Stop Mandating Rehabilitation Programs. Instead, Build a System that Lets the Best Ideas Win
Criminal justice policymakers often rely on so-called “evidence-based practices,” which aim to use empirical research to dictate criminal justice reforms, strategies, and programs on a national scale. This practice is admirable but misguided. The problems of a parole and probation program in a moderately affluent part of San Diego are not the same as those in rural Arkansas or an urban center in Detroit. No matter how much data we aggregate or how much research we conduct, there is no magic cure. The United States is an extremely diverse place. Like most public policy issues, the best parole and probation reforms will be designed by people close to the problem, who understand the unique challenges their programs face. The job of policymakers is to create a system of incentives which rewards the best ideas no matter their origin and insists on accountability to ultimate metrics. Such a system would allow local leaders to tailor best practices to their unique situations while holding those leaders accountable for achieving specific outcomes.

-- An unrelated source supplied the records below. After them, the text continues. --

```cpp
__device__ __forceinline__ float ld_hist(const float* p) {
// ... 238 lines not shown
                float4 oth[CS];
                float tot = ss;
#pragma unroll
                for (int c = 0; c < CS; ++c) {
                    oth[c] = r;
                    if (c != (int)blockIdx.y) {
                        float4 x = make_float4(0.f, 0.f, 0.f, 0.f);
                        if (tid < CG4) {
                            const float2 lo = ld_agent8(ox + c * DV + 4 * tid), hi = ld_agent8(ox + c * DV + 4 * tid + 2);
                            x = make_float4(lo.x, lo.y, hi.x, hi.y);
                        }
                        float s2 = x.x * x.x + x.y * x.y + x.z * x.z + x.w * x.w;
                        s2 += shfl_xor(s2, 1); s2 += shfl_xor(s2, 2); s2 += shfl_xor(s2, 4);
                        s2 += shfl_xor(s2, 8); s2 += shfl_xor(s2, 16); s2 += shfl_xor(s2, 32);
                        tot += s2;
                        oth[c] = x;
                    }
                }
                const float rs = rsqrtf(tot / (float)DVT + eps);
#pragma unroll
                for (int c = 0; c < CS; ++c) finish(oth[c], c * DV, rs);
            }
        }
    }
}

template <typename TIO, typename TG, typename TS = float>
static int launch_window(const void* q, const void* k, const void* v, const void* gk, TS* S, float* hk, float* hc,
                         float* hv, const int64_t* step, const int64_t* origin, int window, int flush_n, int B, int H,
                         int Dk, int Dv, const int64_t* st, float scale, lina_stream_t stream, const void* gate,
                         int64_t gate_sb, int64_t gate_sh, const void* nw, float eps, void* og, int og_packed = 0,
                         float* o_x = nullptr, int* counters = nullptr) {
    const int cs = Dv == 512 ? 2 : 1;
    dim3 grid((unsigned)(B * H), (unsigned)cs);
#define LINA_WIN_ONE(DVV, NRBB, CSS)                                                                                   \
    LINA_LAUNCH((gla_decode_window_kernel<DVV, NRBB, CSS, TIO, TG, TS>), grid, dim3(256 * NRBB), 0, stream, (const TIO*)q, \
                (const TIO*)k, (const TIO*)v, (const TG*)gk, S, hk, hc, hv, step, origin, window, flush_n, H, st[0],   \
                st[1], st[2], st[3], st[4], st[5], st[6], st[7], scale, (const TIO*)gate, gate_sb, gate_sh,            \
                (const TIO*)nw, eps, (TIO*)og, og_packed, o_x, counters)
#define LINA_WIN_CASE(DVV)                                                                                             \
    case DVV:                                                                                                          \
        if (Dk == 64) LINA_WIN_ONE(DVV, 1, 1); else if (Dk == 128) LINA_WIN_ONE(DVV, 2, 1); else LINA_WIN_ONE(DVV, 4, 1); \
        break;
    if (Dk != 64 && Dk != 128 && Dk != 256)
        return fail(LINA_ERR_UNSUPPORTED, "lina_gla_decode_window: Dk=%d not in {64,128,256}", Dk);
    if (cs == 2 && flush_n < 0 && !(o_x && counters))
        return fail(LINA_ERR_ARG, "lina_gla_decode_window: Dv=512 needs the o_exchange buffer and the counters");
    switch (Dv) {
        LINA_WIN_CASE(64) LINA_WIN_CASE(128) LINA_WIN_CASE(256)
        case 512:
            if (Dk == 64) LINA_WIN_ONE(256, 1, 2); else if (Dk == 128) LINA_WIN_ONE(256, 2, 2); else LINA_WIN_ONE(256, 4, 2);
            break;
        default: return fail(LINA_ERR_UNSUPPORTED, "lina_gla_decode_window: Dv=%d not in {64,128,256,512}", Dv);
    }
#undef LINA_WIN_CASE
#undef LINA_WIN_ONE
    return check_launch("lina_gla_decode_window");
}

}

extern "C" int lina_gla_decode_window_max(void) { return lina::kWinMax; }

extern "C" int lina_gla_decode_window(const void* q, const void* k, const void* v, const void* gk,
                                      float* state, const void* gate, const void* norm_weight, void* og,
                                      float* o_exchange, int* counters, float* hist_k, float* hist_c, float* hist_v, const int64_t* step,
                                      const int64_t* origin, int window, int B, int H, int Dk, int Dv, int64_t q_sb,
                                      int64_t q_sh, int64_t k_sb, int64_t k_sh, int64_t v_sb, int64_t v_sh, int64_t g_sb,
                                      int64_t g_sh, int64_t gate_sb, int64_t gate_sh, float eps, int og_packed, int dtype,
                                      int g_dtype, float scale, lina_stream_t stream) {
    using namespace lina;
    LINA_REQUIRE(q && k && v && gk && state && gate && norm_weight && og && hist_k && hist_c && hist_v && step && origin,
                 "lina_gla_decode_window: null pointer");
    LINA_REQUIRE(B > 0 && H > 0, "lina_gla_decode_window: B,H must be positive");
    LINA_REQUIRE(window >= 1 && window <= kWinMax && (window & (window - 1)) == 0,
                 "lina_gla_decode_window: window must be a power of two in [1, %d]", kWinMax);
    LINA_REQUIRE(valid_dtype(dtype) && valid_dtype(g_dtype), "lina_gla_decode_window: bad dtype enum");
    LINA_REQUIRE(gate_sb % 4 == 0 && gate_sh % 4 == 0, "lina_gla_decode_window: gate strides must be multiples of 4");
    const int64_t st[8] = {q_sb, q_sh, k_sb, k_sh, v_sb, v_sh, g_sb, g_sh};
    if (dtype == LINA_F32 && g_dtype == LINA_F32)
// ... 51 lines not shown
                                                    B, H, Dk, Dv, st, scale, stream, gate, gate_sb, gate_sh, norm_weight, eps, og,
                                                    og_packed, o_exchange, counters);
    return launch_window<bf16_t, bf16_t, bf16_t>(q, k, v, gk, (bf16_t*)state, hist_k, hist_c, hist_v, step, origin, window, -1, B,
                                                 H, Dk, Dv, st, scale, stream, gate, gate_sb, gate_sh, norm_weight, eps, og,
                                                 og_packed, o_exchange, counters);
}

extern "C" int lina_gla_decode_window_flush_s(void* state, int state_dtype, const float* hist_k, const float* hist_c,
                                              const float* hist_v, int n_pending, int B, int H, int Dk, int Dv,
                                              lina_stream_t stream) {
    using namespace lina;
    LINA_REQUIRE(valid_dtype(state_dtype), "lina_gla_decode_window_flush_s: bad state dtype %d", state_dtype);
    if (state_dtype == LINA_F32)
        return lina_gla_decode_window_flush((float*)state, hist_k, hist_c, hist_v, n_pending, B, H, Dk, Dv, stream);
    LINA_REQUIRE(state && hist_k && hist_c && hist_v, "lina_gla_decode_window_flush_s: null pointer");
    LINA_REQUIRE(B > 0 && H > 0, "lina_gla_decode_window_flush_s: B,H must be positive");
    LINA_REQUIRE(n_pending >= 0 && n_pending <= kWinMax, "lina_gla_decode_window_flush_s: n_pending must be in [0, %d]", kWinMax);
    if (n_pending == 0) return LINA_OK;
    const int64_t st[8] = {0, 0, 0, 0, 0, 0, 0, 0};
    return launch_window<bf16_t, float, bf16_t>(nullptr, nullptr, nullptr, nullptr, (bf16_t*)state, (float*)hist_k, (float*)hist_c,
                                                (float*)hist_v, nullptr, nullptr, kWinMax, n_pending, B, H, Dk, Dv, st, 1.0f,
                                                stream, nullptr, 0, 0, nullptr, 0.f, nullptr);
}
```

### lina-speech_amd/decode.py

```python
from __future__ import annotations

import math
import os
from typing import Optional

import torch
import torch.nn.functional as F

from . import ops
from .mixer import GatedLinearAttention
from .modules import Cache


def _fold_layernorm(weight, ln, bias=None):
    dt = weight.dtype
    w_ln = (weight.float() * ln.weight.float()[None, :]).to(dt).contiguous()
    c1 = w_ln.float().sum(1).contiguous()
    c2 = weight.float() @ ln.bias.float()
    if bias is not None:
        c2 = c2 + bias.float()
    return w_ln, c1, c2.contiguous()


_CAPTURE_MODE = "thread_local"
# ... 132 lines not shown
        self.xp_p = torch.zeros(ops.packed_numel(hi - lo, d), dtype=dtype, device=dev)
        self.q_lin = torch.zeros(hi - lo, d, dtype=dtype, device=dev)
        Tn = kk.shape[1]
        Tp = (Tn + 31) // 32 * 32
        self.scores = torch.zeros(hi - lo, Tn, dtype=torch.float32, device=dev)
        self.sc2 = torch.zeros(hi - lo, Tp, dtype=dtype, device=dev)
        self.attc = torch.zeros(hi - lo, Tp, dtype=dtype, device=dev)


class _Loop:
    __slots__ = ("cap", "tok_log", "att_log", "att_direct", "ctl", "body", "graph1", "graphN", "att", "hid_log")

    def __init__(self):
        self.cap, self.tok_log, self.att_log, self.att_direct, self.ctl, self.hid_log = 0, None, None, False, None, None
        self.body = self.graph1 = self.graphN = self.att = None


class DecodeEngine:
    def __init__(self, model, x_enc: torch.Tensor, batch_size: int, state: Optional[Cache] = None,
                 use_graph: Optional[bool] = None, n_split: Optional[int] = None, fuse_norm: bool = True,
                 window: Optional[int] = None, stream_weights=("in", "up"), cross: str = "spread",
                 fused_pick: bool = True, packed: bool = True, cross_tail_fused: bool = True,
                 share_weights_with: Optional["DecodeEngine"] = None, state_dtype: Optional[torch.dtype] = None,
                 x_lens=None):
        rnn = model.attentive_rnn
        self.model = model
        self.fuse_norm = fuse_norm
        self.B = batch_size
        self.dev = x_enc.device
        if state_dtype not in (None, torch.float32, torch.bfloat16):
            raise ValueError("state_dtype must be torch.float32 or torch.bfloat16")
        self.state_dtype = state_dtype or torch.float32
        bf16_state = self.state_dtype == torch.bfloat16
        if bf16_state and (model.logits_head.weight.dtype != torch.bfloat16 or not fuse_norm):
            raise ValueError("a bf16 recurrent state is the reference's arithmetic for a bf16 model: bf16 weights only")
        if window is None:
            window = 1 if bf16_state else 8
        if window not in (1, 2, 4, 8, 16):
            raise ValueError("window must be 1, 2, 4, 8 or 16")
        self.window = window if self.fuse_norm else 1
        self._state = state if state is not None else rnn.init_state(batch_size=batch_size)
        if bf16_state:
            conv = Cache()
            for li, st in enumerate(self._state.states):
                conv.update(tuple(st[:-1]) + (st[-1].to(torch.bfloat16).contiguous(),), li, offset=0)
            self._state = conv
        self._t_idx = torch.zeros(1, dtype=torch.long, device=self.dev)
        self._origin = torch.zeros(1, dtype=torch.long, device=self.dev)
        self._origin_host, self._n_done, self._lazy_live = 0, 0, False
        self._skip_update = False
# ... 76 lines not shown
    def _block(self, x, P: _BlockPack, lazy: bool = False, x_p=None):
        B = x.shape[0]
        packed = x_p is not None
        if packed:
            ops.gla_decode_inproj_packed(x_p, P.w_in_p, B, P.d, P.c1_in, P.c2_in, P.wq, P.wk, P.wv, P.cq, P.ck, P.cv,
                                         P.w2, P.b2, P.qkv, P.g, P.gk, P.n1_eps, P.normalizer, P.clamp_min,
                                         w_stream="in" in self._stream)
            gate = P.g.view(B, P.H, P.Dv)
        elif P.fused_in:
            ops.gla_decode_inproj(x, P.w_in, P.c1_in, P.c2_in, P.wq, P.wk, P.wv, P.cq, P.ck, P.cv, P.w2, P.b2,
                                  P.qkv, P.g, P.gk, P.n1_eps, P.normalizer, P.clamp_min)
            gate = P.g.view(B, P.H, P.Dv)
        else:
            z = ops.linear_skinny(x, P.w_in, P.c1_in, P.c2_in, out=P.z, ln_dim=P.d, ln_eps=P.n1_eps)
            ops.gla_decode_prologue(z, P.off_q, P.off_k, P.off_v, P.off_lr, P.wq, P.wk, P.wv, P.cq, P.ck, P.cv,
                                    P.w2, P.b2, P.qkv, P.gk, P.normalizer, P.clamp_min)
            gate = z[:, P.off_g:P.off_g + P.Vd].view(B, P.H, P.Dv)
        q = P.qkv[:, :P.Kd].view(B, P.H, P.Dk)
        k = P.qkv[:, P.Kd:2 * P.Kd].view(B, P.H, P.Dk)
        v = P.qkv[:, 2 * P.Kd:].view(B, P.H, P.Dv)
        if self._skip_update:
            pass
        elif (lazy and P.lazy) or P.S.dtype == torch.bfloat16:
            ops.gla_decode_window(q, k, v, P.gk.view(B, P.H, P.Dk), P.S, gate, P.gnw, P.og_p if packed else P.og,
                                  P.hk, P.hc, P.hv, self._t_idx, self._origin, P.window if lazy else 1, P.eps_gate,
                                  og_packed=packed, o_exchange=P.o_x, counters=P.counters)
        elif P.row_split and self.fuse_norm:
            ops.gla_decode_update_norm(q, k, v, P.gk.view(B, P.H, P.Dk), P.o_part, P.S, gate, P.gnw, P.og,
                                       P.counters, P.eps_gate)
        elif P.row_split:
            ops.gla_decode_update(q, k, v, P.gk.view(B, P.H, P.Dk), P.o_part, P.S)
            ops.rmsnorm_swish_gate(P.o_part, gate, P.gnw, P.eps_gate, n_partial=P.o_part.shape[0], out=P.og)
        else:
            o, _ = ops.fused_recurrent_gla(q.unsqueeze(2), k.unsqueeze(2), v.unsqueeze(2),
                                           P.gk.view(B, P.H, 1, P.Dk), initial_state=P.S,
                                           output_final_state=True, inplace_state=True)
            ops.rmsnorm_swish_gate(o.reshape(B, P.H, P.Dv), gate, P.gnw, P.eps_gate, out=P.og)
        if packed:
            ops.linear_skinny_packed(P.og_p, P.w_o_p, B, P.d, P.Vd, resid=x_p, out_packed=x_p, out_packed_width=P.d,
                                     w_stream="o" in self._stream)
            ops.linear_skinny_packed(x_p, P.w_up_p, B, P.hid_pad, P.d, P.c1_up, P.c2_up, out_packed=P.s_p,
                                     out_packed_width=P.hid_pad, swiglu_hidden=P.hid, ln_dim=P.d, ln_eps=P.n2_eps,
                                     w_half_rows=P.up_half_rows, w_stream="up" in self._stream)
            ops.linear_skinny_packed(P.s_p, P.w_down_p, B, P.d, P.hid_pad, resid=x_p, out_packed=x_p,
                                     out_packed_width=P.d, w_stream="down" in self._stream)
            return x
        ops.linear_skinny(P.og.view(B, P.Vd), P.w_o, resid=x, out=x)
        ops.linear_skinny(x, P.w_up, P.c1_up, P.c2_up, out=P.s, swiglu_hidden=P.hid, ln_dim=P.d, ln_eps=P.n2_eps,
                          n_out=P.hid_pad)
# ... 487 lines not shown
        self._pin_ev[slot].synchronize()
        return int(self._pin[slot][1])

    @torch.inference_mode()
    def run_greedy(self, n_steps: int, y0: Optional[torch.Tensor] = None, record_att: bool = False, **sampling):
        self.begin_greedy(n_steps, y0, log_att=record_att, **sampling)
        for _ in range(n_steps):
            self.greedy_step()
        toks = self.greedy_tokens()
        self.sync_state()
        return (toks, self.logged_atts(n_steps)) if record_att else toks
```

It makes no sense to spend years and millions of dollars searching for a single perfect solution at every step of a rehabilitation procedure. Instead, we should define the ultimate goals we hope to achieve—reduced crime, lower rates of recidivism, gainful employment for formerly incarcerated people—and allow local leaders to innovate and adapt solutions to the problems in front of them. If we hold government agencies accountable for hitting those goals—and reward them when they do—they will experiment and create better solutions than those mandated by meticulous national studies.
The Scholastic Approach
Experts and academics—including some of our friends at AEI, the Hudson Institute, and elsewhere—often spend decades researching and evaluating government program performance from endless angles in the pursuit of perfect policy recommendations. Researchers get mired in expensive, lengthy randomized control trials to determine whether particular rehabilitative programs are effective. These studies aim to find the most rigorously defensible programs, which can then be rolled out across the country, ensuring a uniform criminal justice system that delivers consistent outcomes.
The reality is that top-down solutions are rarely optimal—regardless of how well supported they may be by the academic literature. Take California’s Parole Supervision and Reintegration Model (CPSRM), for example. Policymakers who started the program in the 2010s drew from leading academic research and cutting-edge practices to design what was, at the time, considered the gold standard in evidence-based rehabilitation. The Parole Reform Task Force was confident that these best-of-the-literature-review policies would dramatically improve rehabilitation and supervision.
Instead, the parole agents who adopted CPSRM performed almost exactly the same as the agents who made no changes at all.
During the same time period, California ran a competing experiment in the form of SB 678. Instead of requiring county probation departments to adopt specific practices or programs, SB 678 created an incentive system that rewarded departments that reduced return to prison rates by whatever means they believed appropriate to their situation. Under SB 678, probation departments experimented with whichever strategies, practices, and programs worked best for their caseloads. Rewards were based solely on each individual department’s ability to achieve the desired ultimate outcome: reducing returns to prison. The results speak for themselves: since 2009, probation officers operating under SB 678 have helped well over a hundred thousand people stay out of prison, and saved the state of California more than a billion dollars.
SB 678 freed California probation departments to create their own innovative solutions, tailored to what was actually happening on the ground. When a new strategy worked, departments reaped a share of the success and invested in expanding use of that strategy. When a practice failed, departments were incentivized to stop using it immediately. This approach is a crucial lesson from the most competitive and highest performing parts of our free society. Business leaders and entrepreneurs know that running an economy top-down has disastrous consequences. Statist approaches to other areas of public policy fare no better. Instead, we attain the best results when we set clear incentives, let people freely experiment, and hold them accountable for achieving measurable results.
The Entrepreneurial Approach
Rather than mandating that a rehabilitative program that works in location A be applied to locations B-Z, policymakers ought to design systems that reward any local program that achieves the desired results. Incentive systems should align practitioners—wardens, officers, specialists, and coordinators—towards the correct ultimate metrics.
This is how my team at the Cicero Institute approaches criminal justice reform. Instead of trying to build the perfect set of rehabilitation programs, we recognize that practitioners in the field inevitably understand how to improve criminal justice outcomes better than distant academics or policymakers. We work with government leaders to construct incentive frameworks that encourage these practitioners to compete and achieve maximum results.
Policy reforms should be founded on strong evidence, and better data collection is required to even be able to track ultimate outcomes in many parts of the criminal justice system. That’s why we were early backers of Recidiviz, an organization that has since raised millions of dollars to create data platforms that will better track criminal justice outcomes. But while pushing for the correct kinds of measurement in other areas, we can make plenty of sorely needed improvements with the evidence already available.
We shouldn’t wait for bureaucrats to one day mandate perfect solutions. Instead, let’s learn from our free society and empower entrepreneurial practitioners to compete and solve the problems in their communities with the best approaches, regardless of their provenance.